# Xinglab/abPOA

Hardware: AMD Instinct MI355X
Metric: read-sets/sec (consensus bit-exact) + DP Gcells/sec (roofline.dp_gcells_per_s) (higher is better)
Workload: dtype int16

## Files before the change

### abpoa_amd/csrc/msa_device.cpp

```cpp
#include <algorithm>
#include <atomic>
#include <chrono>
#include <limits.h>
#include <mutex>
#include <stdio.h>
#include <stdlib.h>
#include <string.h>
#include <thread>
#include <vector>
#include <hip/hip_runtime.h>
#include "engine_options.h"
#include "batch_stream.h"
#include "msa_device.h"
#include "poa_device.h"
#include "poa_graph.h"
#include "dir_plane.h"
#include "msa_batch.h"
#include "msa_device_debug.h"
#include "msa_device_plan.h"
#include "routing.h"

namespace abpoa_hip {

namespace {
// ... 277 lines not shown
    b.left = p.scratch; b.right = p.scratch;
    if (gen_io) {
        b.out_off = p.out_off; b.out_row = p.out_row; b.left = (int32_t *)(dr + L.o_left); b.right = (int32_t *)(dr + L.o_right); b.row_active = dr + L.o_act;
    }
    b.dp_beg_sn = (int32_t *)(dr + L.o_bsn); b.dp_end_sn = (int32_t *)(dr + L.o_esn); b.row_cell_off = (int64_t *)(dr + L.o_coff);
    b.row_max_i = (int32_t *)(dr + L.o_rmi);
    b.planes = C.planes.dev; b.cigar = p.cigar;
    b_rc = b;
    if (pl.amb) {
        b.want_lr = (sc->wb >= 0 && !pl.general) ? 1 : 0;
        b_rc = b; b_rc.want_lr = 0; b_rc.fresh_band = sc->wb >= 0 ? 0 : 1;
    }
    return 0;
}

void plan_rounds(Job &J) {
    const DevicePlan &pl = J.pl; const abpoa_hip_scoring_t *sc = &pl.sc; const PoaDev &p = J.p; const DevBatch &b = J.b; DevBatch &b_r = J.b_r;
    bool &dbg_sync = J.dbg_sync, &use_rounds = J.use_rounds; size_t &rounds_lds = J.rounds_lds;
    dbg_sync = opt_on("ABPOA_HIP_DEVSYNC");
    use_rounds = !pl.local && pl.rounds_possible && !dbg_sync && b.lds.wide_on == 0 && !(b.dbg & 64) && pl.max_reads > 2 && !opt_on("ABPOA_HIP_LOCKSTEP");
    b_r = b; rounds_lds = 0;
    if (use_rounds) {
        auto dyn_of = [&](const DevBatch &x) { return std::max<size_t>(std::max<size_t>((size_t)x.lds.total_rows, (size_t)x.lds.total_tail),
                (size_t)5 * (size_t)(p.lds_rows > 0 ? p.lds_rows : 0)); };
        rounds_lds = dyn_of(b_r);
        int st_lds = 0; int nb = poa_rounds_residency(sc->gap_mode, rounds_lds, &st_lds);
        if (nb < 4 && J.n_sets > nb * 256) {
            const int budget = 160 * 1024 / 4 - st_lds - 512, excess = (int)rounds_lds - budget;
            if (excess > 0 && (size_t)b_r.lds.total_tail == rounds_lds && b_r.lds.bt_bytes_tail - ((excess + 15) & ~15) >= 8 * 1024) {
                b_r.lds.bt_bytes_tail -= (excess + 15) & ~15; b_r.lds.total_tail -= (excess + 15) & ~15;
                rounds_lds = dyn_of(b_r); nb = poa_rounds_residency(sc->gap_mode, rounds_lds, &st_lds);
            }
        }
        b_r.lds.te_on = 0;
        if (b_r.dir_mode && sc->gap_mode != ABPOA_HIP_LINEAR_GAP && !opt_on("ABPOA_HIP_LATE_TAIL")) {
            const int avail = (int)rounds_lds - b_r.lds.phase_off, tables = (SPEC_WK - 1) * SPEC_PM_ROWS * 4;
            const int ring = (b_r.lds.total_rows - b_r.lds.phase_off + 15) & ~15;
            int w_ = ((avail - tables) / SPEC_WK) & ~15, m_ = w_;
            if (w_ < ring) { m_ = ring; w_ = ((avail - tables - m_) / (SPEC_WK - 1)) & ~15; }
            if (w_ >= SPEC_EARLY_MIN) { b_r.lds.te_on = 1; b_r.lds.te_main = m_; b_r.lds.te_w = w_; }
        }
        const int n_cu = device_cu_count(J.device);
        if (nb < 1 || J.n_sets > nb * n_cu) use_rounds = false;
        if (opt_set("ABPOA_HIP_VERBOSE")) fprintf(stderr,
                "[abpoa-hip] all-rounds kernel: %s, %zu B dynamic + %d B static LDS per workgroup, %d workgroups per CU, " "backtrack window %d B, helpers %s (%d + 3 x %d B)\n",
                use_rounds ? "on" : "off", rounds_lds, st_lds, nb, b_r.lds.bt_bytes_tail, b_r.lds.te_on ? "under the row loop" : "after the row loop", b_r.lds.te_main, b_r.lds.te_w);
    }
}

int queue_job(Job &J, DeviceDebug &dbg) {
    const DevicePlan &pl = J.pl; Cache &C = *J.C; const Layout &L = J.L; PoaDev &p = J.p; const DevBatch &b = J.b;
    hipStream_t st = C.stream; uint8_t *hi = C.in.host, *hg = C.graph.host, *dg = C.graph.dev, *dr = C.rows.dev; int rc;
    const int64_t *roff = (const int64_t *)(hi + L.o_roff);
    auto stage = [&](const char *what, int k) { return dbg.stage(what, k); };
    if (pl.gen_io()) HIP_OK(hipMemsetAsync(dr + L.o_act, 1, (size_t)pl.node_tot, st), ABPOA_HIP_ELAUNCH);
    if (pl.amb) HIP_OK(hipMemsetAsync(dg + L.o_isrc, 0, (size_t)pl.tot_reads, st), ABPOA_HIP_ELAUNCH);
    J.t_queue = now_s();
    HIP_OK(hipEventRecord(C.ev[0], st), ABPOA_HIP_ELAUNCH);
    if (stage("upload", 0)) return ABPOA_HIP_ELAUNCH;
    HIP_OK(launch_poa_init(p, st), ABPOA_HIP_ELAUNCH);
    if (stage("init", 0)) return ABPOA_HIP_ELAUNCH;
    dbg.graph_check(0);
    HIP_OK(hipEventRecord(C.ev[1], st), ABPOA_HIP_ELAUNCH);
    for (int k = 1; k < pl.max_reads; ++k) {
        if (k == 2 && !J.rest_up) {
            stage_reads(J, 2, pl.max_reads);
            HIP_OK(hipMemcpyAsync(C.in.dev + L.o_reads + (size_t)J.split_at, hi + L.o_reads + (size_t)J.split_at, (size_t)(roff[pl.tot_reads] - J.split_at),
                    hipMemcpyHostToDevice, C.copy_stream), ABPOA_HIP_ELAUNCH);
            HIP_OK(hipEventRecord(C.ev_copy, C.copy_stream), ABPOA_HIP_ELAUNCH);
            HIP_OK(hipStreamWaitEvent(st, C.ev_copy, 0), ABPOA_HIP_ELAUNCH);
            J.rest_up = true;
        }
        if (J.use_rounds && k == 2) {
            HIP_OK(hipEventRecord(C.ev[2], st), ABPOA_HIP_ELAUNCH);
            HIP_OK(launch_poa_rounds(p, J.b_r, (int32_t *)(dr + L.o_ticket), C.in.host + L.o_rargs, J.slot, 2, J.rounds_lds, st), ABPOA_HIP_ELAUNCH);
            HIP_OK(hipEventRecord(C.ev[3], st), ABPOA_HIP_ELAUNCH);
            break;
        }
        p.round = k;
        hipEvent_t *e = C.ev.data() + 4 * k;
        if (p.order_mode) { HIP_OK(launch_poa_order(p, st), ABPOA_HIP_ELAUNCH); if (stage("row order", k)) return ABPOA_HIP_ELAUNCH; dbg.order_check(k); }
        HIP_OK(launch_poa_prepare(p, st), ABPOA_HIP_ELAUNCH);
        if (stage("prepare", k)) return ABPOA_HIP_ELAUNCH;
        HIP_OK(hipEventRecord(e[0], st), ABPOA_HIP_ELAUNCH);
        if (pl.general) { HIP_OK(launch_dp_general(b, st), ABPOA_HIP_ELAUNCH); HIP_OK(hipEventRecord(e[1], st), ABPOA_HIP_ELAUNCH); }
        else HIP_OK(launch_dp_fast(b, st, e[1]), ABPOA_HIP_ELAUNCH);
        if (stage("dp rows + tail", k)) return ABPOA_HIP_ELAUNCH;
        if (pl.amb) {
            HIP_OK(launch_poa_strand_check(p, st), ABPOA_HIP_ELAUNCH);
            HIP_OK(launch_dp_general(J.b_rc, st), ABPOA_HIP_ELAUNCH);
            HIP_OK(launch_poa_strand_pick(p, st), ABPOA_HIP_ELAUNCH);
            if (stage("strand retry", k)) return ABPOA_HIP_ELAUNCH;
        }
        dbg.balance_report(k, b, e[0], e[1]);
        HIP_OK(hipEventRecord(e[2], st), ABPOA_HIP_ELAUNCH);
        HIP_OK(launch_poa_fuse(p, st), ABPOA_HIP_ELAUNCH);
        if (stage("fuse", k)) return ABPOA_HIP_ELAUNCH;
        dbg.graph_check(k);
        HIP_OK(hipEventRecord(e[3], st), ABPOA_HIP_ELAUNCH);
    }
    if (pl.want_cons) { HIP_OK(launch_poa_consensus(p, st), ABPOA_HIP_ELAUNCH); if (stage("consensus", pl.max_reads)) return ABPOA_HIP_ELAUNCH; }
    if (pl.want_msa) { HIP_OK(launch_poa_msa_rank(p, st), ABPOA_HIP_ELAUNCH); if (stage("msa rank", pl.max_reads)) return ABPOA_HIP_ELAUNCH; }
    HIP_OK(hipMemcpyAsync(hg, dg, J.dl_bytes, hipMemcpyDeviceToHost, st), ABPOA_HIP_ELAUNCH);
    HIP_OK(hipStreamSynchronize(st), ABPOA_HIP_ELAUNCH);
    int64_t msa_total = 0;
    if (pl.want_msa) {
        const PoaState *hs_ = (const PoaState *)(hg + L.o_state);
        J.msa_off.resize(J.n_sets);
        for (int s = 0; s < J.n_sets; ++s) { J.msa_off[s] = msa_total; if (hs_[s].status == POA_ST_OK && hs_[s].n_nodes > 2) msa_total += (int64_t)(J.sets[s].n_reads
                + (pl.want_cons ? 1 : 0)) * std::max(0, hs_[s].msa_len); }
        if (msa_total > 0) {
            if ((rc = C.msa.need_dev((size_t)msa_total)) || (rc = C.msa.need_host((size_t)msa_total))) return rc;
            memcpy(hi + L.o_msaoff_h, J.msa_off.data(), 8 * (size_t)J.n_sets);
            HIP_OK(hipMemcpyAsync(dg + L.o_msaoff, hi + L.o_msaoff_h, 8 * (size_t)J.n_sets, hipMemcpyHostToDevice, st), ABPOA_HIP_ELAUNCH);
            p.msa_out = C.msa.dev;
            HIP_OK(launch_poa_msa_fill(p, st), ABPOA_HIP_ELAUNCH);
            if (stage("msa fill", pl.max_reads)) return ABPOA_HIP_ELAUNCH;
            HIP_OK(hipMemcpyAsync(C.msa.host, C.msa.dev, (size_t)msa_total, hipMemcpyDeviceToHost, st), ABPOA_HIP_ELAUNCH);
            HIP_OK(hipStreamSynchronize(st), ABPOA_HIP_ELAUNCH);
        }
    }
    J.t_done = now_s();
    return 0;
}

void fill_stats(const Job &J, DeviceRunStats *stats) {
    const DevicePlan &pl = J.pl; Cache &C = *J.C; const Layout &L = J.L; const PoaDev &p = J.p;
    if (opt_set("ABPOA_HIP_ORDER_PROF") && p.order_mode) {
        const PoaState *hs_ = (const PoaState *)(C.graph.host + L.o_state); double a_[4] = {0, 0, 0, 0};
        for (int s = 0; s < J.n_sets; ++s) for (int i = 0; i < 4; ++i) a_[i] += (double)hs_[s].t_phase[i];
        fprintf(stderr, "[abpoa-hip] order walk per set: %.0f single-node passes x %.0f ticks, %.0f parallel passes x %.0f ticks\n", a_[2] / J.n_sets,
                a_[2] > 0 ? a_[0] / a_[2] : 0.0, a_[3] / J.n_sets, a_[3] > 0 ? a_[1] / a_[3] : 0.0);
    }
    if (!stats) return;
    float ms = 0;
    hipEvent_t prev = C.ev[1];
    for (int k = 1; k < (J.use_rounds ? 2 : pl.max_reads); ++k) {
        hipEvent_t *e = C.ev.data() + 4 * k;
        (void)hipEventElapsedTime(&ms, prev, e[0]); stats->prepare_ms += ms;
        (void)hipEventElapsedTime(&ms, e[0], e[1]); stats->rows_ms += ms;
        (void)hipEventElapsedTime(&ms, e[1], e[2]); stats->tail_ms += ms;
        (void)hipEventElapsedTime(&ms, e[2], e[3]); stats->fuse_ms += ms;
        prev = e[3];
    }
    if (J.use_rounds) {
        (void)hipEventElapsedTime(&ms, C.ev[2], C.ev[3]); stats->rounds_ms = ms; stats->rounds_launches = 1;
        const PoaState *hs_ = (const PoaState *)(C.graph.host + L.o_state);
        double tp[4] = {0, 0, 0, 0}, tmax = 0; for (int s = 0; s < J.n_sets; ++s) { double t_ = 0;
                if (hs_[s].status == POA_ST_OK) stats->rounds_algo_bytes += hs_[s].algo_bytes - hs_[s].algo_bytes_before;
        for (int i = 0; i < 4; ++i) { tp[i] += (double)hs_[s].t_phase[i]; t_ += (double)hs_[s].t_phase[i]; } tmax = std::max(tmax, t_); }
        const double tall = tp[0] + tp[1] + tp[2] + tp[3];
        if (tall > 0) { stats->prepare_ms += ms * tp[0] / tall; stats->rows_ms += ms * tp[1] / tall; stats->tail_ms += ms * tp[2] / tall;
                stats->fuse_ms += ms * tp[3] / tall;
                        for (int i = 0; i < 4; ++i) stats->rounds_mticks[i] = tp[i] / J.n_sets * 1e-6; stats->rounds_rows_share = tp[1] / tall;
                        stats->rounds_mean_over_max = J.n_sets > 0 && tmax > 0 ? tall / J.n_sets / tmax : 0; }
        if (opt_set("ABPOA_HIP_VERBOSE") && J.n_sets > 0 && tall > 0) {
            static const char *const ph_[4] = {"prepare", "rows", "backtrack", "fuse"};
            std::vector<double> v_((size_t)J.n_sets);
            for (int i = 0; i < 4; ++i) {
                for (int s = 0; s < J.n_sets; ++s) v_[s] = (double)hs_[s].t_phase[i];
                std::sort(v_.begin(), v_.end());
                fprintf(stderr, "[abpoa-hip] all-rounds kernel, M ticks per set, %-9s: mean %.3f  p99 %.3f  max %.3f\n", ph_[i], tp[i] / J.n_sets * 1e-6,
                        v_[(size_t)std::min<long long>(J.n_sets - 1, (long long)J.n_sets * 99 / 100)] * 1e-6, v_[(size_t)J.n_sets - 1] * 1e-6);
            }
            fprintf(stderr, "[abpoa-hip] all-rounds kernel, set totals: mean %.3f M ticks, max %.3f M ticks, max / mean %.3f\n", tall / J.n_sets * 1e-6, tmax * 1e-6,
                    tmax / (tall / J.n_sets));
// ... 120 lines not shown
```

*****

■ Task details
Check the listing above for "hipMemcpyHostToDevice". Show every line where it turns up.

■ Response to the task
                    hipMemcpyHostToDevice, C.copy_stream), ABPOA_HIP_ELAUNCH);
            HIP_OK(hipMemcpyAsync(dg + L.o_msaoff, hi + L.o_msaoff_h, 8 * (size_t)J.n_sets, hipMemcpyHostToDevice, st), ABPOA_HIP_ELAUNCH);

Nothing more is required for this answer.